I also wonder at the US' willingness to arm slaves - no matter how much they may hate slavery, the optics would still be of AfricanAmericans killing 'white folk' and that would sadly play very badly in some sections of the American population. Depending, of course, on how racial attitudes have evolved in the North (and I guess I don't know how they have developed since the end of the Rebellion).

Now, without American support, I think you could still conceivably see slave rebellions on the home front, but they are likely to be less organized and equipt. Their success is going to depend on how much of the State Militias are sent to the front - as we know, the Confederate State Militias were organized largely to keep order just in case of a 'civil disturbance' (which, lets face it, in the Confederacy means either Slave Revolt or Labor Dispute).

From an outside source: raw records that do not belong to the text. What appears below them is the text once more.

@@ -449,8 +441,40 @@
       buf ^= 1;
     }
 #else
-    (void)gvol; (void)svol; (void)NGW; (void)NSW; (void)DMA_OOB;
+    (void)G; (void)Src; (void)p; (void)lds; (void)wv; (void)lane; (void)s0; (void)s1; (void)c0; (void)g0; (void)gvol; (void)svol;
+    (void)ROWS; (void)YR; (void)TYB; (void)XL; (void)XP; (void)PSP; (void)CHSP; (void)GP; (void)NGF; (void)NGL; (void)NSF;
+    (void)NSL; (void)NGW; (void)NSW; (void)BUF; (void)DMA_OOB;
 #endif
+  }
+}
+
+template <int K, int S, int NC, int MT, int TZ, int TY, int FULL, int HALF, int KWX = 32>
+__global__ __launch_bounds__(512, 2) void conv3d_wrw_dma_kernel(const float* __restrict__ G,
+                                                             const float* __restrict__ Src,
+                                                             float* __restrict__ dW, WB p) {
+  constexpr int K3 = K * K * K;
+  constexpr int NTOT = NC * K3;
+  constexpr int NT32 = 4 * FULL + 2 * HALF;
+  static_assert(NT32 * 32 >= NTOT && (NT32 - 1) * 32 < NTOT + 32, "column tiles cover the chunk");
+  static_assert(HALF == 0 || MT == 2, "a shared column tile is split by row tile");
+  constexpr int NB = FULL + HALF;
+  using Geo = WrwDmaGeom<K, S, NC, MT, TZ, TY, KWX>;
+  constexpr int ROWS = Geo::ROWS, YR = Geo::YR, XL = Geo::XL, XP = Geo::XP, PSP = Geo::PSP, CHSP = Geo::CHSP,
+                GP = Geo::GP, NGL = Geo::NGL, BUF = Geo::BUF;
+  __shared__ __attribute__((aligned(16))) float lds[2 * BUF];
+
+  const int t = threadIdx.x, lane = t & 63;
+  const int wave = __builtin_amdgcn_readfirstlane(t >> 6);
+  const int wv = wave & 3;
+  const bool loader = wave >= 4;
+  const int l31 = lane & 31, kh = lane >> 5;
+  const int c0 = blockIdx.y * NC;
+  const int g0 = blockIdx.z * 32 * MT;
+  const long long s0 = (long long)blockIdx.x * p.spw;
+  const long long s1 = min(s0 + p.spw, p.bricks);
+
+  if (loader) {
+    wrw_dma_loader<K, S, NC, MT, TZ, TY, KWX>(G, Src, p, lds, wv, lane, s0, s1);
     return;
   }
 
@@ -582,6 +606,7 @@
 
 #include "convwrwwino.hpp"
 #include "convwrwwino4.hpp"
+#include "convwrw_s3.hpp"
 
 }
 
@@ -632,8 +657,12 @@
   const bool dma_ok = !reg_only && pad <= stride && (Wo >= KW || Wo == 16) && Wo % 4 == 0 && Wi % 4 == 0 &&
                       (((uintptr_t)g | (srcv ? (uintptr_t)0 : (uintptr_t)src)) & 15) == 0 && ms_aligned &&
                       (long long)64 * Do * Ho * Wo * 4 < (1ll << 31) && (long long)16 * Di * Hi * Wi * 4 < (1ll << 31);
+  static const bool no_s3 = FS_AB_ENV("FLOWSCI_WRW_NO_S3");
   if (srcv != nullptr) {
-    if (dma_ok && kernel == 4 && Cg <= 32 && Cs >= 3 && Wo >= KW) FS_WRW_PICK(FS_WRW_KERNEL_DMA, launch_dma<4, 2, 6, 1, 2, 2, 3, 0>(g, src, dw, p, st, det));
+    if (dma_ok && kernel == 4 && Cg <= 32 && Cs >= 3 && Wo >= KW) {
+      if (!no_s3) FS_WRW_PICK(FS_WRW_KERNEL_S3, launch_wrw_s3<6, 1, 2, 2, 3, 0>(g, src, dw, p, st, det));
+      FS_WRW_PICK(FS_WRW_KERNEL_DMA, launch_dma<4, 2, 6, 1, 2, 2, 3, 0>(g, src, dw, p, st, det));
+    }
     return FS_ERR_UNSUPPORTED;
   }
   if (dma_ok && wrw_wino4_ok(p, g, src, kernel, stride)) FS_WRW_PICK(FS_WRW_KERNEL_WINO43, launch_wrw_wino4(g, src, dw, p, st, det));
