static long long tile_pairs_bound(const DevModel& M, long long NB) {
    long long p = 0;
    for (int r = 0; r < M.R; ++r) p += NB * M.T[r] / 2 + 1;
    if (M.kind == 0 || M.kind == 1) p += 2 * (NB * M.E / 2 + 1);
    else if (M.kind == 2) p += 3 * (NB / 2 + 1);
    else if (M.kind == 3) p += (NB / 2 + 1) + 3ll * M.R * (NB / 2 + 1);
    else p += (NB * M.E / 2 + 1) + 3ll * M.R * (NB * M.E / 2 + 1);
    p += 2 * (M.nt1 / 2 + 1);
    return p;
}
// ... 98 lines not shown
    }
    if (tb.empty()) { tb.push_back(h->b_lo); tg.push_back(h->g_lo); }
    tb.push_back(h->b_hi);
    tg.push_back(h->g_hi);
    for (size_t i = 0; i + 1 < tg.size(); ++i) if (tg[i + 1] - tg[i] > NB) return false;
    return NB < 32768;
}

static bool geno_tile_table(const bb_handle* h, Planned& c) {
    const bool nb_fixed = h->tune.nb_set || h->tune.res_nb > 0;
    if (h->M.kind != BB_MODEL_GENOTYPE) return true;
    const int limit = std::max(c.nblk0, std::min(c.nblk0 + 8, h->cus));
    const int NB = c.plan.NB, NBL = c.plan.NBL, ng = c.plan.ng;
    bool ok = false;
    for (int grow = 0; grow <= NB / 2 + 8 && !ok; ++grow) {
        const int nb = NB + grow, nbl = NBL > 0 ? std::max(1, (int)((long long)NBL * nb / NB)) : 0;
        if (build_geno_tiles(h, nb, nbl, ng, c.tb, c.tg) && (int)c.tb.size() - 1 <= limit) { ok = true; c.plan.NB = nb; c.plan.NBL = nbl; }
        else if (nb_fixed && NBL > 0 && build_geno_tiles(h, nb, 0, ng, c.tb, c.tg) && (int)c.tb.size() - 1 <= limit) { ok = true; c.plan.NB = nb; c.plan.NBL = 0; }
    }
    if (!ok) return false;
    c.plan.nblk = (int)c.tb.size() - 1;
    return !(c.xg && c.plan.nblk < 8);
}

static bool pair_slots(const bb_handle* h, Planned& c) {
    const bool force_stream = h->tune.force_stream, no_stream = h->tune.no_stream;
    if (!c.xg && h->M.Dh != h->M.Dp) return false;
    c.plan.P = (int)((br_tile_span(h->M, c.plan.NB, true) + h->nthr - 1) / h->nthr);
    c.plan.impl = IMPL_RES;
    const int Pmax = h->nthr > 512 ? 2 : (h->nthr > 256 ? 3 : 4);
    if (!force_stream && c.plan.P <= Pmax) return true;
    const int T0 = uniform_T(h->M);
    const int Ps = (int)((br_tile_span(h->M, c.plan.NB, true, true) + h->nthr - 1) / h->nthr);
    if (!no_stream && !br_any_parity(h->M) && (T0 == 8 || T0 == 6 || T0 == 4) && h->nthr % 64 == 0 && !c.xg && Ps <= 64) {
        c.plan.impl = IMPL_STREAM;
        c.plan.P = Ps;
        c.scratch = h->o.samples_per_step > 1;
        return true;
    }
    return c.plan.P <= Pmax;
}

static bool window_fetch_layout(const bb_handle* h, Planned& c) {
    const bool stream = c.plan.impl == IMPL_STREAM;
    const int xrows = c.xg ? 8 * h->o.world_size : 0;
    c.plan.pf = h->o.optimizer == BB_OPT_TRUNCATED_ADAGRAD && !stream ? 1 : 0;
    c.Y = br_layout(h->M, c.plan.NB, h->nthr, c.plan.P, xrows, c.plan.pf == 1, stream);
    if (c.plan.pf != 0 && (size_t)c.Y.total * 8 > 160 * 1024) { c.plan.pf = 0; c.Y = br_layout(h->M, c.plan.NB, h->nthr, c.plan.P, xrows, false); }
    c.lds_doubles = (size_t)c.Y.total;
    return c.lds_doubles * 8 <= 160 * 1024;
}

static bool instance_fits(const bb_handle* h, Planned& c) {
    c.plan.fn = resident_instance(h, c.xg, c.plan.impl == IMPL_STREAM, c.plan.P, c.plan.ms, c.plan.name, c.plan.os);
    if (resident_fit(c.plan.fn, h->nthr, c.lds_doubles * 8, c.plan.nblk, h->cus)) return false;
    return c.plan.nblk <= h->tile_cap;
}

template <int KIND>
static void host_tables_kind(const bb_handle* h, const RunArgs& A, const DevState& Sh, Planned& c) {
    for (int b = 0; b < A.nblk; ++b) {
        const BBTile t = KIND == 2 ? br_tile_geno(h->M, Sh, b, c.plan.NB) : br_tile(h->M, A, b, c.plan.NB);
        const int g0 = KIND == 2 ? Sh.tile_g[b] : 0, g1 = KIND == 2 ? Sh.tile_g[b + 1] : 0;
        double* rec = c.segtab.data() + (size_t)b * c.segtab_stride;
        const int n = br_build_segs<KIND>((BRSeg*)rec, h->M, c.Y, t, b == 0, g0, g1);
        ((int*)(rec + c.segtab_stride - 1))[0] = n;
    }
}
static void host_tables(const bb_handle* h, Planned& c) {
    const bool off = h->tune.no_host_tables;
    if (off) return;
    const DevModel& M = h->M;
    c.segtab_stride = BR_SEG_DOUBLES * (4 + 4 * M.R + 1) + 1;
    RunArgs A = make_args(h, 0, 0, 1, true, false);
    A.nblk = c.plan.nblk; A.nbl = c.plan.NBL; A.ng = c.plan.ng;
    DevState Sh = h->S;
    Sh.tile_b = c.tb.data();
    Sh.tile_g = c.tg.data();
    c.segtab.assign((size_t)c.plan.nblk * c.segtab_stride, 0.0);
    by_kind(M.kind, [&](auto kindc) { host_tables_kind<decltype(kindc)::value>(h, A, Sh, c); });
    const int K = M.K, Tt = M.Ttot, R = M.R;
    c.ldstab.assign((size_t)3 * K + 4 * Tt + 4 * R + 4, 0);
    for (int j = 0; j < K; ++j) br_table_row(M, c.Y, j, &c.ldstab[2 * j], &c.ldstab[2 * K + j]);
    for (int j = 0; j < Tt; ++j) br_table_time(M, c.Y.L, j, &c.ldstab[3 * K + 4 * j]);
    for (int r = 0; r < R; ++r) br_table_rep(M, c.Y, r, &c.ldstab[3 * K + 4 * Tt + 4 * r]);
}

The difference is that most blacks in the Confederacy have been manumitted but they don't have many rights and they cannot even join the Confederate military. So whether or not America arms the black rebels, there will be rebellions that have the Confederates in trouble. It's kinda like the socialist rebellions of Turtledove's work but without communism.
 
The difference is that most blacks in the Confederacy have been manumitted but they don't have many rights and they cannot even join the Confederate military. So whether or not America arms the black rebels, there will be rebellions that have the Confederates in trouble. It's kinda like the socialist rebellions of Turtledove's work but without communism.

Have most been freed by this point? I know slavery is withering on the vine, but I wasn't aware that maummitions had progressed that far yet.
 
Have most been freed by this point? I know slavery is withering on the vine, but I wasn't aware that maummitions had progressed that far yet.
One of the chapters does mention that more slaveowners in the early 1900s are voluntarily manumitting their slaves and some blacks chose to immigrate to America, Canada, Mexico or the Caribbean, whereas others would remain sharecroppers with little to no rights.